*** Begin section ***
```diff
+        acc[i_][t_] = ECAMP_MFMA_16x16x32(fb[S][t_].get(), fa[S][i_].get(), (ZERO) ? zero4 : acc[i_][t_]);               \
+    } while (0)
+#define Q16W_RS(S, s_, ON)                                                                                               \
+    do {                                                                                                                 \
+        if constexpr (ROWSUM && (ON)) {                                                                                        \
+            constexpr int i_ = (s_) >> 2, j_ = (s_) & 3;                                                                 \
+            const unsigned w_ = j_ < 2 ? __builtin_bit_cast(q16_u32x2, fa[S][i_].lo)[j_ & 1] : __builtin_bit_cast(q16_u32x2, fa[S][i_].hi)[j_ & 1]; \
+            asm(ECAMP_DOT2C " %0, %1, %2" : "+v"(rs[i_]) : "v"(w_), "v"(rs_ones));                                       \
+        }                                                                                                                \
+    } while (0)
+#define Q16W_SLOT(NS, NKS, SM_, SN_, DP0, DP1, s_)                                                                       \
+    do {                                                                                                                 \
+        constexpr int s__ = (s_);                                                                                        \
+        if (s__ < 8) Q16W_RDB(NS, NKS, (s__ < 8 ? s__ : 0), SN_);                                                        \
+        else if (s__ < 16) Q16W_RDA(NS, NKS, (s__ >= 8 && s__ < 16 ? s__ - 8 : 0), SM_);                                 \
+        else if (s__ < 20) { Q16W_ISSUE1(DP0, (s__ - 16) & 3); }                                                         \
+        else if (s__ == 20) { Q16W_ADVANCE(DP0); }                                                                       \
+        else if (s__ < 25) { Q16W_ISSUE1(DP1, (s__ - 21) & 3); }                                                         \
+        else if (s__ == 25) { Q16W_ADVANCE(DP1); }                                                                       \
+    } while (0)
+#define Q16W_PAIR(S, ZERO, NS, NKS, SM_, SN_, DP0, DP1, RS_, s_)                                                         \
+    do {                                                                                                                 \
+        Q16W_MFMA(S, 2 * (s_), ZERO); Q16W_MFMA(S, 2 * (s_) + 1, ZERO); Q16W_RS(S, s_, RS_); Q16W_SB();                  \
+        Q16W_SLOT(NS, NKS, SM_, SN_, DP0, DP1, s_); Q16W_SB();                                                           \
+    } while (0)
+#define Q16W_PAIR4(S, Z, NS, NKS, SM_, SN_, D0, D1, s_) \
+    do { Q16W_PAIR(S, Z, NS, NKS, SM_, SN_, D0, D1, RS_, (s_)); Q16W_PAIR(S, Z, NS, NKS, SM_, SN_, D0, D1, RS_, (s_) + 1); Q16W_PAIR(S, Z, NS, NKS, SM_, SN_, D0, D1, RS_, (s_) + 2); Q16W_PAIR(S, Z, NS, NKS, SM_, SN_, D0, D1, RS_, (s_) + 3); } while (0)
+#define Q16W_KSTEP(S, Z, NS, NKS, SM_, SN_, D0, D1, RSK_)                                                                    \
+    do {                                                                                                                 \
+        constexpr bool RS_ = (RSK_);                                                                                     \
+        Q16W_SB();                                                                                                       \
+        Q16W_WAIT_SET(S);                                                                                                \
+        Q16W_PAIR4(S, Z, NS, NKS, SM_, SN_, D0, D1, 0);  Q16W_PAIR4(S, Z, NS, NKS, SM_, SN_, D0, D1, 4);                 \
+        Q16W_PAIR4(S, Z, NS, NKS, SM_, SN_, D0, D1, 8);  Q16W_PAIR4(S, Z, NS, NKS, SM_, SN_, D0, D1, 12);                \
+        Q16W_PAIR4(S, Z, NS, NKS, SM_, SN_, D0, D1, 16); Q16W_PAIR4(S, Z, NS, NKS, SM_, SN_, D0, D1, 20);                \
+        Q16W_PAIR4(S, Z, NS, NKS, SM_, SN_, D0, D1, 24); Q16W_PAIR4(S, Z, NS, NKS, SM_, SN_, D0, D1, 28);                \
+    } while (0)
+    int rA = 0, rB = 0;
+#define Q16W_RS_(R_, ADD_) ((R_) + (ADD_) >= NSLOT ? (R_) + (ADD_) - NSLOT : (R_) + (ADD_))
+#define Q16W_KTILE(FIRST, RSV)                                                                                             \
+    do {                                                                                                                 \
+        const unsigned char* sM = lds + Q16W_RS_(rA, wr) * Q8_HALF;                                                      \
+        const unsigned char* sN = lds + (NSLOT + Q16W_RS_(rB, wc)) * Q8_HALF;                                            \
+        const unsigned char* sMn = lds + Q16W_RS_(rA, 2 + wr) * Q8_HALF;                                                 \
+        const unsigned char* sNn = lds + (NSLOT + Q16W_RS_(rB, 2 + wc)) * Q8_HALF;                                       \
+        Q16W_KSTEP(0, FIRST, 1, 1, sM, sN, 0, 1, (RSV) == 1);                                                            \
+        asm volatile("s_waitcnt vmcnt(8)" ::: "memory");                                                                 \
+        asm volatile("s_waitcnt lgkmcnt(0)" ::: "memory"); Q16W_SB();                                                    \
+        __builtin_amdgcn_s_barrier(); Q16W_SB();                                                                         \
+        Q16W_KSTEP(1, false, 0, 0, sMn, sNn, 2, 3, (RSV) == 2);                                                          \
+        rA = Q16W_RS_(rA, 2); rB = Q16W_RS_(rB, 2);                                                                      \
+    } while (0)
+
+    if (!ITEMS) q_cv();
+    if (qv < total) Q16W_ITEM();
+    Q16W_ISSUE_ALL(0); Q16W_ADVANCE(0); Q16W_ISSUE_ALL(1); Q16W_ADVANCE(1); Q16W_ISSUE_ALL(2); Q16W_ADVANCE(2); Q16W_ISSUE_ALL(3); Q16W_ADVANCE(3);
+    Q16W_ISSUE_ALL(0); Q16W_ADVANCE(0); Q16W_ISSUE_ALL(1); Q16W_ADVANCE(1); Q16W_ISSUE_ALL(2); Q16W_ADVANCE(2); Q16W_ISSUE_ALL(3); Q16W_ADVANCE(3);
+    asm volatile("s_waitcnt vmcnt(16)" ::: "memory");
+    __builtin_amdgcn_s_barrier();
+    {
+        const unsigned char* sM = lds + wr * Q8_HALF;
+        const unsigned char* sN = lds + (NSLOT + wc) * Q8_HALF;
+        Q16W_RDB(0, 0, 0, sN); Q16W_RDB(0, 0, 1, sN); Q16W_RDB(0, 0, 2, sN); Q16W_RDB(0, 0, 3, sN);
+        Q16W_RDB(0, 0, 4, sN); Q16W_RDB(0, 0, 5, sN); Q16W_RDB(0, 0, 6, sN); Q16W_RDB(0, 0, 7, sN);
+        Q16W_RDA(0, 0, 0, sM); Q16W_RDA(0, 0, 1, sM); Q16W_RDA(0, 0, 2, sM); Q16W_RDA(0, 0, 3, sM);
+        Q16W_RDA(0, 0, 4, sM); Q16W_RDA(0, 0, 5, sM); Q16W_RDA(0, 0, 6, sM); Q16W_RDA(0, 0, 7, sM);
+    }
+    Q16W_WAIT_SET(0);
+
+    for (int cv = it_beg; cv < total; cv += G) {
+        int cm0, cn0, cz, cnt, cprob = 0;
+        bool rs_on = false;
+        if (ITEMS) {
+            const Q8ItemRec cr = item_at(cv);
+            cm0 = cr.m0; cn0 = cr.n0; cz = cr.slab; cprob = cr.prob; cnt = (cr.kend - cr.kbeg + 63) >> 6;
+            if (ROWSUM) { const q16_i32x8 p_ = prob_half(cr.prob, 1); rs_on = (cr.flags & 1) != 0 && (p_[2] | p_[3]) != 0; }
+        } else {
+            const Q8Item cit = q8_decode<6>(g, cv, total);
+            cm0 = cit.m0; cn0 = cit.n0; cz = cit.z; cnt = cit.nt;
+            if (ROWSUM) rs_on = g.rowsum != nullptr && cit.ncol == 0;
+        }
+#define Q16W_KLOOP(RSV) do { Q16W_KTILE(true, RSV); _Pragma("unroll 1") for (int t = 1; t < cnt; ++t) Q16W_KTILE(false, RSV); Q16W_WAIT_SET(0); } while (0)
+        if (ROWSUM && rs_on) {
+#pragma unroll
+            for (int I = 0; I < 8; ++I) rs[I] = 0.f;
+            if (wc == 0) Q16W_KLOOP(1); else Q16W_KLOOP(2);
+        } else {
+            Q16W_KLOOP(0);
+        }
+#undef Q16W_KLOOP
+        if (ROWSUM) {
+            if (rs_on) {
+                if (ITEMS) {
+                    const q16_i32x8 p_ = prob_half(cprob, 1);
+                    rowsum_flush(cm0, __int_as_float(__builtin_amdgcn_readfirstlane(p_[6])), (const float*)ptr_of(p_[4], p_[5]), (float*)ptr_of(p_[2], p_[3]),
+                                 __builtin_amdgcn_readfirstlane(p_[0]));
+                } else rowsum_flush(cm0, g.alpha_out, g.alpha_dev_out, g.rowsum, g.M);
+            }
+        }
+        store_block(cm0, cn0, cz, std::integral_constant<int, 0>()); store_block(cm0, cn0, cz, std::integral_constant<int, 1>());
+        store_block(cm0, cn0, cz, std::integral_constant<int, 2>()); store_block(cm0, cn0, cz, std::integral_constant<int, 3>());
+    }
+    asm volatile("s_waitcnt vmcnt(0)" ::: "memory");
+#undef Q16W_ITEM
+#undef Q16W_ISSUE1
+#undef Q16W_ISSUE_ALL
+#undef Q16W_ADVANCE
+#undef Q16W_SB
+#undef Q16W_RDA
+#undef Q16W_RDB
+#undef Q16W_WAIT_SET
+#undef Q16W_MFMA
+#undef Q16W_RS
+#undef Q16W_SLOT
+#undef Q16W_PAIR
+#undef Q16W_PAIR4
+#undef Q16W_KSTEP
+#undef Q16W_RS_
+#undef Q16W_KTILE
+}
+
+template <bool ROWSUM>
+__global__ __launch_bounds__(256) void gemm_bf16_q16_wgrad_kernel(GemmArgs g) {
+    Q8Group none;
+    q16w_body<ROWSUM, false>(g, none);
+}
+template <bool ROWSUM>
+__global__ __launch_bounds__(256) void gemm_bf16_q16_wgrad_items_kernel(GemmArgs g, Q8Group GR) {
+    q16w_body<ROWSUM, true>(g, GR);
+}
diff --git a/ecamp_amd/csrc/options.h b/ecamp_amd/csrc/options.h
--- a/ecamp_amd/csrc/options.h
+++ b/ecamp_amd/csrc/options.h
@@ -2,7 +2,7 @@
 #include <limits.h>
 
 enum EcampOpt {
-    OPT_Q8_MODE, OPT_Q8_SCH, OPT_Q16_MODE, OPT_F8_Q8, OPT_Q8_MIN_ITEMS, OPT_Q8_BWD_GRID, OPT_P8_WGRAD, OPT_P8_WGRAD_RESERVE,
+    OPT_Q8_MODE, OPT_Q8_SCH, OPT_Q16_MODE, OPT_Q16_WGRAD, OPT_F8_Q8, OPT_Q8_MIN_ITEMS, OPT_Q8_BWD_GRID, OPT_P8_WGRAD, OPT_P8_WGRAD_RESERVE,
     OPT_WGRAD_ITEMS, OPT_WGRAD_PLAN, OPT_WGRAD_GROUP_CUS, OPT_GEMM_GRID_CAP, OPT_ATTN_HEAD, OPT_ATTN_WAVES, OPT_LN_BWD, OPT_CE_KERNEL,
     OPT_SR_BLOCKS, OPT_COUNT
 };
```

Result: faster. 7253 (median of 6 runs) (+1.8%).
*** End section ***
From the entries, report every line in which the string "constexpr" occurs.

+        if constexpr (ROWSUM && (ON)) {                                                                                        \
+            constexpr int i_ = (s_) >> 2, j_ = (s_) & 3;                                                                 \
+        constexpr int s__ = (s_);                                                                                        \
+        constexpr bool RS_ = (RSK_);                                                                                     \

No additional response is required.